(Dataset entries)
────
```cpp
__device__ __forceinline__ void chunk_row_coords3(long v, int D, int H, int W, int& b, int& z, int& y, int& x) {
  const long vl = v & ~63L;
  const unsigned lo = __builtin_amdgcn_readfirstlane((unsigned)vl);
  const unsigned hi = __builtin_amdgcn_readfirstlane((unsigned)((unsigned long)vl >> 32));
  const long vb = (long)(((unsigned long)hi << 32) | lo);
  long t = vb / W;
  x = (int)(vb - t * W) + (int)(v - vb);
  y = (int)(t % H);
  t /= H;
  z = (int)(t % D);
  b = (int)(t / D);
  while (x >= W) {
    x -= W;
    if (++y == H) {
      y = 0;
      if (++z == D) {
        z = 0;
        ++b;
      }
    }
  }
}

template <int OFF>
__device__ __forceinline__ int xor_lane_dpp(int v) {
  if constexpr (OFF == 1) return __builtin_amdgcn_mov_dpp(v, 0xB1, 0xF, 0xF, false);
  else if constexpr (OFF == 2) return __builtin_amdgcn_mov_dpp(v, 0x4E, 0xF, 0xF, false);
  else if constexpr (OFF == 4)
    return __builtin_amdgcn_mov_dpp(__builtin_amdgcn_mov_dpp(v, 0x141, 0xF, 0xF, false), 0x1B, 0xF, 0xF, false);
  else if constexpr (OFF == 8)
    return __builtin_amdgcn_mov_dpp(__builtin_amdgcn_mov_dpp(v, 0x140, 0xF, 0xF, false), 0x141, 0xF, 0xF, false);
  else if constexpr (OFF == 16) return __builtin_amdgcn_ds_swizzle(v, 0x1F | (16 << 10));
  else return __shfl_xor(v, 32, 64);
}
template <int OFF>
__device__ __forceinline__ double xor_add_dpp(double x) {
  const int lo = xor_lane_dpp<OFF>(__double2loint(x)), hi = xor_lane_dpp<OFF>(__double2hiint(x));
  return x + __hiloint2double(hi, lo);
}
__device__ __forceinline__ double wave_xor_sum_dpp(double x) {
  x = xor_add_dpp<32>(x);
  x = xor_add_dpp<16>(x);
  x = xor_add_dpp<8>(x);
  x = xor_add_dpp<4>(x);
  x = xor_add_dpp<2>(x);
  return xor_add_dpp<1>(x);
}

template <typename T>
__device__ __forceinline__ double strided_sum(const T* __restrict__ p, long j0, long n, long step, size_t stride,
                                              double s) {
  constexpr int kBatch = 8;
  long j = j0;
  for (; j + (kBatch - 1) * step < n; j += kBatch * step) {
    T t[kBatch];
#pragma unroll
    for (int u = 0; u < kBatch; ++u) t[u] = p[(size_t)(j + u * step) * stride];
#pragma unroll
    for (int u = 0; u < kBatch; ++u) s += (double)t[u];
  }
  for (; j < n; j += step) s += (double)p[(size_t)j * stride];
  return s;
}

__device__ __forceinline__ int xcd_remap(int bid, int nblk) {
  const int xcd = bid & 7;
  const int q = nblk >> 3, r = nblk & 7;
  const int base = (xcd < r) ? xcd * (q + 1) : r * (q + 1) + (xcd - r) * q;
  return base + (bid >> 3);
}

constexpr int kRsrcWord3 = 0x00020000;
constexpr unsigned kOffOut = 0x80000000u;
__device__ __forceinline__ __amdgpu_buffer_rsrc_t raw_rsrc(const void* base, unsigned bytes) {
  return __builtin_amdgcn_make_buffer_rsrc(const_cast<void*>(base), (short)0, (int)bytes, kRsrcWord3);
}
__device__ __forceinline__ float buf_load_f32(__amdgpu_buffer_rsrc_t r, unsigned off) {
  return __uint_as_float(__builtin_amdgcn_raw_buffer_load_b32(r, (int)off, 0, 0));
}
typedef float floatx4_t __attribute__((ext_vector_type(4)));
__device__ __forceinline__ floatx4_t buf_load_f32x4(__amdgpu_buffer_rsrc_t r, unsigned off) {
  return __builtin_bit_cast(floatx4_t, __builtin_amdgcn_raw_buffer_load_b128(r, (int)off, 0, 0));
}

template <int D, typename PutProb>
__device__ __forceinline__ int softmax_first_max(const float (&x)[D], PutProb put_prob, float& best) {
  float m = x[0];
#pragma unroll
  for (int d = 1; d < D; ++d) m = fmaxf(m, x[d]);
  float s = 0.f;
#pragma unroll
  for (int d = 0; d < D; ++d) s = s + expf(x[d] - m);
  const float lse = logf(s);
  best = -1.f;
  int bi = 0;
#pragma unroll
  for (int d = 0; d < D; ++d) {
    const float pr = expf((x[d] - m) - lse);
    put_prob(d, pr);
    if (pr > best) {
      best = pr;
      bi = d;
    }
  }
  return bi;
}

}
```

### transmvsnet_amd/csrc/costreg.hip

```cpp
#include "common.h"

#include <utility>

namespace tmvs {

typedef float floatx4 __attribute__((ext_vector_type(4)));

struct Vec4 {
  float v[4];
  __device__ __forceinline__ void load(const float* p) {
    const float4 t = *reinterpret_cast<const float4*>(p);
    v[0] = t.x;
    v[1] = t.y;
    v[2] = t.z;
    v[3] = t.w;
  }
  __device__ __forceinline__ void zero() { v[0] = v[1] = v[2] = v[3] = 0.f; }
};
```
────
• [What is needed]: Check each line of the records for "stride" and copy the ones that contain it.

• [Solved problem]:
__device__ __forceinline__ double strided_sum(const T* __restrict__ p, long j0, long n, long step, size_t stride,
    for (int u = 0; u < kBatch; ++u) t[u] = p[(size_t)(j + u * step) * stride];
  for (; j < n; j += step) s += (double)p[(size_t)j * stride];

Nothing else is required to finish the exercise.